Josh, vendo seu fim se aproximar cada vez mais, resolveu que não seria interessante para seus planos morrer ali, e se virou, assustando a todos e mais uma vez chocando a todas as tripulações, seja do Melindroso ou Serpente Marinha. Limpou a garganta (ah-hem) e começou a fazer jus a seu apelido em Cautle.
- Pois bem cavalheiros, com licença, posso saber por favor, por que estou sendo jogado da prancha?
Alguns piratas se entreolharam, antes de um deles se atrever a responder – Por que irritou nosso capitão, idiota!
- Mas, EU, irritei o senhor, excelentíssimo capitão, de alguma forma?
Caveira Vermelha, notando que subitamente as atenções se voltaram a ele, se limitou a responder – Você foi impertinente rapaz! Impertinente, estúpido, tolo, descuidado e desinformado – Seus marujos riram e concordaram – Nem ao menos se dignou a reconhecer quem sou!
E então, a língua de Josh começou a cantar sua ladainha.
- Mas capitão, caro capitão! – Disse descendo da prancha como se este ato não fosse absurdo e foi para o lado do capitão, conversando como se fossem velhos amigos – Se não soube quem era o senhor, foi apenas por que eu fui mantido na ignorância! Estes senhores me mantinham preso e escravo, senhor, apenas para vender meu corpo sem alma, para fazer experimentos diabólicos comigo!
- Que! Mas isto é um absurdo! Eu nunca nem vi este senhor em... – Começou lorde Cecee, sendo mais uma vez interrompido.
- CALADO! – Exclamou Caveira Vermelha, agarrando o nobre pela gola da sua camisa de linho, já não suportando ouvir a voz do patife – Você não tem voz aqui seu miserável! E se tornar a falar, eu mesmo arrancarei sua língua fora aqui mesmo!
- E como você vê – Continuou Kallahow, empolgado - Eles me mantinham preso em um barril, simplesmente por que eu não aceitava a forma que eles tratavam a mim e minha pobre irmãzinha – disse isso andando até o lado da menina mais próxima e amável que tinha visto, a de olhos de mel – aqui!

quarta-feira, 9 de fevereiro de 2011

O Ultimo Mar: 1º Capítulo - O Primeiro Capítulo (2º parte de 3)

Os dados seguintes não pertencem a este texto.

@@ -794,12 +832,19 @@
 
 int afd_tok_head_bwd(const float* dqkv, const float* x, const float* stats, const float* gamma, const float* w_in,
                      const float* d_res, float* dh_out, float* dx_out, int B, int C, int P, afd_stream_t st) {
+  return afd_tok_head_bwd_img(dqkv, x, stats, gamma, w_in, d_res, dh_out, dx_out, B, C, P, nullptr, nullptr, nullptr, st);
+}
+int afd_tok_head_bwd_img(const float* dqkv, const float* x, const float* stats, const float* gamma, const float* w_in,
+                         const float* d_res, float* dh_out, float* dx_out, int B, int C, int P, const void* img_qt,
+                         const void* img_kt, const void* img_vt, afd_stream_t st) {
+  const TokImg im(img_qt, img_kt, img_vt);
+  AFD_REQUIRE(im.aligned(), "afd_tok_head_bwd_img: an image is not 16-byte aligned");
   AFD_REQUIRE(dqkv && x && stats && gamma && w_in && d_res && dx_out && B > 0 && P > 0, "afd_tok_head_bwd: NULL pointer or empty shape");
   AFD_REQUIRE(tok_ok(C), "afd_tok_head_bwd: C=%d not covered (32, 64, 128)", C);
   AFD_REQUIRE((long)B * P * 3 * C < (1L << 31), "afd_tok_head_bwd: tensor too large for 32-bit offsets");
   const long ntile = ((long)B * P + 31) / 32;
   hipStream_t s = as_stream(st);
-  if (use_h2(C, ntile, 3)) return tok_h2_head_bwd(dqkv, x, stats, gamma, w_in, d_res, dh_out, dx_out, B, C, P, g_tok_max_wg, s);
+  if (use_h2(C, ntile, 3, im.get() != nullptr)) return tok_h2_head_bwd(dqkv, x, stats, gamma, w_in, d_res, dh_out, dx_out, B, C, P, g_tok_max_wg, im.get(), s);
   if (use_wide(C, ntile)) {
     if (C == 64) hipLaunchKernelGGL(tok_head_bwd_wide<64>, dim3((unsigned)((ntile + 1) / 2)), dim3(256), 0, s, dqkv, x, stats, gamma, w_in, d_res, dh_out, dx_out, B, P);
     else         hipLaunchKernelGGL(tok_head_bwd_wide<128>, dim3((unsigned)ntile), dim3(256), 0, s, dqkv, x, stats, gamma, w_in, d_res, dh_out, dx_out, B, P);
diff --git a/aliasfree-diffusion-models-pytorch_amd/csrc/tok_h2.h b/aliasfree-diffusion-models-pytorch_amd/csrc/tok_h2.h
--- a/aliasfree-diffusion-models-pytorch_amd/csrc/tok_h2.h
+++ b/aliasfree-diffusion-models-pytorch_amd/csrc/tok_h2.h
@@ -4,15 +4,15 @@
 namespace afd {
 
 int tok_h2_head_fwd(const float* x, const float* gamma, const float* beta, const float* w, const float* bias, float* h_out,
-                    float* stats_out, float* qkv, int B, int C, int P, float eps, int max_wg, hipStream_t s);
+                    float* stats_out, float* qkv, int B, int C, int P, float eps, int max_wg, const void* const* img, hipStream_t s);
 int tok_h2_tail_fwd(const float* att, const float* x, const float* wo, const float* bo, const float* gamma, const float* beta,
                     const float* w1, const float* b1, const float* w2, const float* b2, float* a_out, float* stats_out,
-                    float* f_out, float* u_out, float* g_out, float* out, int B, int C, int P, float eps, int max_wg, hipStream_t s);
+                    float* f_out, float* u_out, float* g_out, float* out, int B, int C, int P, float eps, int max_wg, const void* const* img, hipStream_t s);
 int tok_h2_tail_bwd(const float* d_out, const float* u, const float* a, const float* stats, const float* gamma, const float* w2,
                     const float* w1, const float* wo, float* du_out, float* df_out, float* da_out, float* datt_out, int B, int C,
-                    int P, int max_wg, hipStream_t s);
+                    int P, int max_wg, const void* const* img, hipStream_t s);
 int tok_h2_head_bwd(const float* dqkv, const float* x, const float* stats, const float* gamma, const float* w_in,
-                    const float* d_res, float* dh_out, float* dx_out, int B, int C, int P, int max_wg, hipStream_t s);
+                    const float* d_res, float* dh_out, float* dx_out, int B, int C, int P, int max_wg, const void* const* img, hipStream_t s);
 void tok_h2_debug_tpw(int tpw);
 
 }
diff --git a/aliasfree-diffusion-models-pytorch_amd/csrc/tok_h2.hip b/aliasfree-diffusion-models-pytorch_amd/csrc/tok_h2.hip
--- a/aliasfree-diffusion-models-pytorch_amd/csrc/tok_h2.hip
+++ b/aliasfree-diffusion-models-pytorch_amd/csrc/tok_h2.hip
@@ -1,5 +1,6 @@
 #include "tok_common.h"
 #include "h2_common.h"
+#include "tok_image.h"
 #include "tok_h2.h"
 #include <algorithm>
 
@@ -80,8 +81,6 @@
   static size_t bytes(int nvec) { return (size_t)NSLOT * REC * 16 + (size_t)NSLOT * C * 8 + (size_t)nvec * C * 4; }
 };
 
-struct WSrc { const float* w; int ldw, n0, k0; };
-
 template <int C, int NT> struct Stg {
   static constexpr int NG = C / 8, NR = C * NG / NT;
   float x[NR][8];
@@ -99,12 +98,7 @@
     for (int r = 0; r < NR; ++r) {
       int n, G;
       rec(r, transposed, n, G);
-      const int kb = 16 * (G >> 1) + 4 * (G & 1);
-#pragma unroll
-      for (int e = 0; e < 8; ++e) {
-        const int k = kb + 8 * (e >> 2) + (e & 3);
-        x[r][e] = transposed ? q.w[(long)(q.k0 + k) * q.ldw + q.n0 + n] : q.w[(long)(q.n0 + n) * q.ldw + q.k0 + k];
-      }
+      timg_load8(q, transposed, n, G, x[r]);
     }
   }
   __device__ __forceinline__ void maxima(unsigned* __restrict__ rmax, bool transposed) const {
@@ -112,10 +106,7 @@
     for (int r = 0; r < NR; ++r) {
       int n, G;
       rec(r, transposed, n, G);
-      float m = 0.f;
-#pragma unroll
-      for (int e = 0; e < 8; ++e) m = fmaxf(m, fabsf(x[r][e]));
-      atomicMax(&rmax[n], __float_as_uint(m));
+      atomicMax(&rmax[n], __float_as_uint(timg_max8(x[r])));
     }
   }
   __device__ __forceinline__ void store(h8* __restrict__ img, float* __restrict__ winv, const unsigned* __restrict__ rmax,
@@ -125,10 +116,7 @@
       int n, G;
       rec(r, transposed, n, G);
       const float sc = h2_scale_for(__uint_as_float(rmax[n]));
-      h8 p0, p1;
-      h2_split8(x[r], sc, p0, p1);
-      img[G * C + n] = p0;
-      img[(NG + G) * C + n] = p1;
+      timg_put(img, C, n, G, x[r], sc);
       if (G == 0) winv[n] = h2_inv_pow2(sc);
     }
   }
@@ -151,13 +139,40 @@
   __builtin_amdgcn_sched_barrier(0);
 }
 template <int C, int NT>
-__device__ __forceinline__ void h2_stage_first(const H2Lds<C>& L, const WSrc* src, bool transposed) {
-  if (H2Lds<C>::RELOAD) h2_stage<C, NT, 0, 2>(L, src, transposed);
-  else h2_stage<C, NT, 0, 3>(L, src, transposed);
-}
-template <int C, int NT, int M>
-__device__ __forceinline__ void h2_stage_one(const H2Lds<C>& L, const WSrc* src, bool transposed) {
-  h2_stage<C, NT, M, 1>(L, src + M, transposed);
+__device__ __forceinline__ void h2_fetch(h8* __restrict__ img, float* __restrict__ winv, const void* __restrict__ g) {
+  constexpr int REC = H2Lds<C>::REC, NR = REC / NT, CH = NR < 8 ? NR : 8;
+  static_assert(REC % NT == 0 && NR % CH == 0, "whole records per thread");
+  const h8* __restrict__ gi = static_cast<const h8*>(g) + threadIdx.x;
+  h8* __restrict__ li = img + threadIdx.x;
+#pragma unroll 1
+  for (int r0 = 0; r0 < NR; r0 += CH) {
+    h8 v[CH];
+#pragma unroll
+    for (int r = 0; r < CH; ++r) v[r] = gi[(r0 + r) * NT];
+#pragma unroll
+    for (int r = 0; r < CH; ++r) li[(r0 + r) * NT] = v[r];
+  }
+  const float* __restrict__ gw = reinterpret_cast<const float*>(static_cast<const h8*>(g) + REC);
+  for (int c = threadIdx.x; c < C; c += NT) winv[c] = gw[c];
+}
+struct H2Img { const void* m[3]; };
+template <int C, int NT, bool IMG, int M0, int CNT>
+__device__ __forceinline__ void h2_get(const H2Lds<C>& L, const WSrc* src, bool transposed, const H2Img& im) {
+  if constexpr (IMG) {
+#pragma unroll
+    for (int i = 0; i < CNT; ++i) h2_fetch<C, NT>(L.img[M0 + i], L.winv[M0 + i], im.m[M0 + i]);
+  } else {
+    h2_stage<C, NT, M0, CNT>(L, src + M0, transposed);
+  }
+}
+template <int C, int NT, bool IMG>
+__device__ __forceinline__ void h2_stage_first(const H2Lds<C>& L, const WSrc* src, bool transposed, const H2Img& im) {
+  if (H2Lds<C>::RELOAD) h2_get<C, NT, IMG, 0, 2>(L, src, transposed, im);
+  else h2_get<C, NT, IMG, 0, 3>(L, src, transposed, im);
+}
+template <int C, int NT, bool IMG, int M>
+__device__ __forceinline__ void h2_stage_one(const H2Lds<C>& L, const WSrc* src, bool transposed, const H2Img& im) {
+  h2_get<C, NT, IMG, M, 1>(L, src, transposed, im);
 }
 
 struct Walk { int lane, wv, half, l31, ntile, tstride, t0, npass; unsigned total; };
@@ -174,12 +189,12 @@
 
 extern __shared__ __attribute__((aligned(16))) unsigned char h2_smem[];
 
-template <int C, int TPW>
+template <int C, int TPW, bool IMG>
 __global__ __launch_bounds__(64 * TPW) void tok_h2_head_fwd_k(const float* __restrict__ x, const float* __restrict__ gamma,
                                                                const float* __restrict__ beta, const float* __restrict__ w,
                                                                const float* __restrict__ bias, float* __restrict__ h_out,
                                                                float* __restrict__ stats_out, float* __restrict__ y, int B, int P,
-                                                               float eps) {
+                                                               float eps, const H2Img im) {
   using LD = H2Lds<C>;
   constexpr int KB = C / 32, NT = 64 * TPW;
   LD L;
@@ -188,14 +203,14 @@
   const Walk k = walk_of<TPW>(B, P);
   const int half = k.half, l31 = k.l31;
   const WSrc src[3] = {{w, C, 0, 0}, {w, C, C, 0}, {w, C, 2 * C, 0}};
-  h2_stage_first<C, NT>(L, src, false);
+  h2_stage_first<C, NT, IMG>(L, src, false, im);
   for (int i = threadIdx.x; i < C; i += NT) { vec[i] = gamma[i]; vec[C + i] = beta[i]; }
   for (int i = threadIdx.x; i < 3 * C; i += NT) vec[2 * C + i] = bias ? bias[i] : 0.f;
   __syncthreads();
   for (int pass = 0; pass < k.npass; ++pass) {
     const int t = k.t0 + k.wv + pass * k.tstride;
     const bool active = t < k.ntile;
-    if (LD::RELOAD && pass > 0) { __syncthreads(); h2_stage_one<C, NT, 0>(L, src, false); __syncthreads(); }
+    if (LD::RELOAD && pass > 0) { __syncthreads(); h2_stage_one<C, NT, IMG, 0>(L, src, false, im); __syncthreads(); }
     Pix pc = pix_of(active ? t : 0, l31, k.total, P);
     pc.live = pc.live && active;
     const unsigned yb = tbase(pc, 3 * C, P, half);
@@ -213,7 +228,7 @@
     }
 #pragma unroll
     for (int sl = 0; sl < 3; ++sl) {
-      if (LD::RELOAD && sl == 1) { __syncthreads(); h2_stage_one<C, NT, 2>(L, src, false); }
+      if (LD::RELOAD && sl == 1) { __syncthreads(); h2_stage_one<C, NT, IMG, 2>(L, src, false, im); }
       if (LD::RELOAD && sl == 2) __syncthreads();
       if (active) {
 #pragma unroll
@@ -232,7 +247,7 @@
   }
 }
 
-template <int C, int TPW, bool TRAIN>
+template <int C, int TPW, bool IMG, bool TRAIN>
 __global__ __launch_bounds__(64 * TPW) void tok_h2_tail_fwd_k(const float* __restrict__ att, const float* __restrict__ xres,
                                                                const float* __restrict__ wo, const float* __restrict__ bo,
                                                                const float* __restrict__ gamma, const float* __restrict__ beta,
@@ -241,7 +256,7 @@
                                                                float* __restrict__ a_out, float* __restrict__ stats_out,
                                                                float* __restrict__ f_out, float* __restrict__ u_out,
                                                                float* __restrict__ g_out, float* __restrict__ out, int B, int P,
-                                                               float eps) {
+                                                               float eps, const H2Img im) {
   using LD = H2Lds<C>;
   constexpr int KB = C / 32, NT = 64 * TPW;
   LD L;
@@ -250,7 +265,7 @@
   const Walk k = walk_of<TPW>(B, P);
   const int half = k.half, l31 = k.l31;
   const WSrc src[3] = {{wo, C, 0, 0}, {w1, C, 0, 0}, {w2, C, 0, 0}};
-  h2_stage_first<C, NT>(L, src, false);
+  h2_stage_first<C, NT, IMG>(L, src, false, im);
   for (int i = threadIdx.x; i < C; i += NT) {
     vec[i] = bo[i]; vec[C + i] = gamma[i]; vec[2 * C + i] = beta[i]; vec[3 * C + i] = b1[i]; vec[4 * C + i] = b2[i];
   }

Bem, aqui vai a segunda parte. Espero que gostem =)


II


Bento da Caveira Vermelha entrou no Melindroso quando o barco já estava tomado. Não que se negasse a combate quando invadiam algum navio, mas simplesmente não havia tido tempo para tal. Entre a ameaça do Serpente Marinha, a invasão do barco e a tomada do navio, não haviam passado nem cinco minutos. Este detalhe não foi deixado de lado pelo capitão, que deixava claro seu desprezo em seu rosto macilento.
Um marujo mais corajoso (ou menos são) aproveitou a solenidade da entrada para se jogar contra ele com sua espada em punho. O capitão não se deu ao trabalho de tirar sua espada para se defender. Simplesmente saiu da frente, deixando com que passasse como um touro confuso, e se utilizando do ímpeto da investida do homem agarrou sua mão com a espada, o fez girar sobre si mesmo e cair de costas no chão, e cravou a espada que seu atacante segurava em sua garganta. Mais dois marujos, ensandecidos pela certeza de uma morte indigna, se lançaram em ataques desesperados contra o capitão, e nenhum pirata interferiu, estranhamente. Bento se esquivou do ataque do primeiro, e quando o segundo baixava sua lâmina contra ele, simplesmente agarrou o braço do primeiro homem e o usou para bloquear o ataque da lâmina. Um dos homens caiu no chão com sangue jorrando do toco onde antes havia um braço. Seu companheiro, horrorizado pelo que havia feito, não fez nem menção a se defender quando Bento, usando o antebraço decepado como cabo para a espada que este segurava, cortou-lhe o pescoço. Aparentemente a onda de insanidade terminou depois desta temerosa demonstração de habilidade e sangue frio. Bento largou calmamente o antebraço do marujo anônimo que morria com a perda de sangue aos seus pés, e andou calmamente para o centro do convés. Por fim, falou, como se nada disso houvesse ocorrido.
- Então, eis um novo butim. Hm. Onde está o capitão deste navio? – Perguntou, da forma mais polida que um pirata assassino famoso e perigoso poderia perguntar a um marujo que lhe pareceu de patente mais alta, pois pelo menos não vibrava de tanto tremer na sua frente.
- Ah, ah, ali, vossa excelência. – O marujo nem notou, mas usava tratamento superior para com o pirata.
O capitão do navio, num ato de superior covardia para um homem do mar, estava escondido embaixo de uma mesa grossa de madeira que antes servia de passarela para aqueles que estavam no navio e não eram piratas, nem marujos, nem serviçais nem nobres. Junto com ele, outros seis homens que não honravam suas calças tremiam e se urinavam com os olhos fechados, enquanto pediam clemência a piratas imaginários.
- Pois bem senhores. O que temos aqui han? Capitão, faria a gentileza de me informar que tipo de navio é este? – Perguntou Bento, quase sussurrando, esperando ouvir uma resposta que sabia não poder agradá-lo.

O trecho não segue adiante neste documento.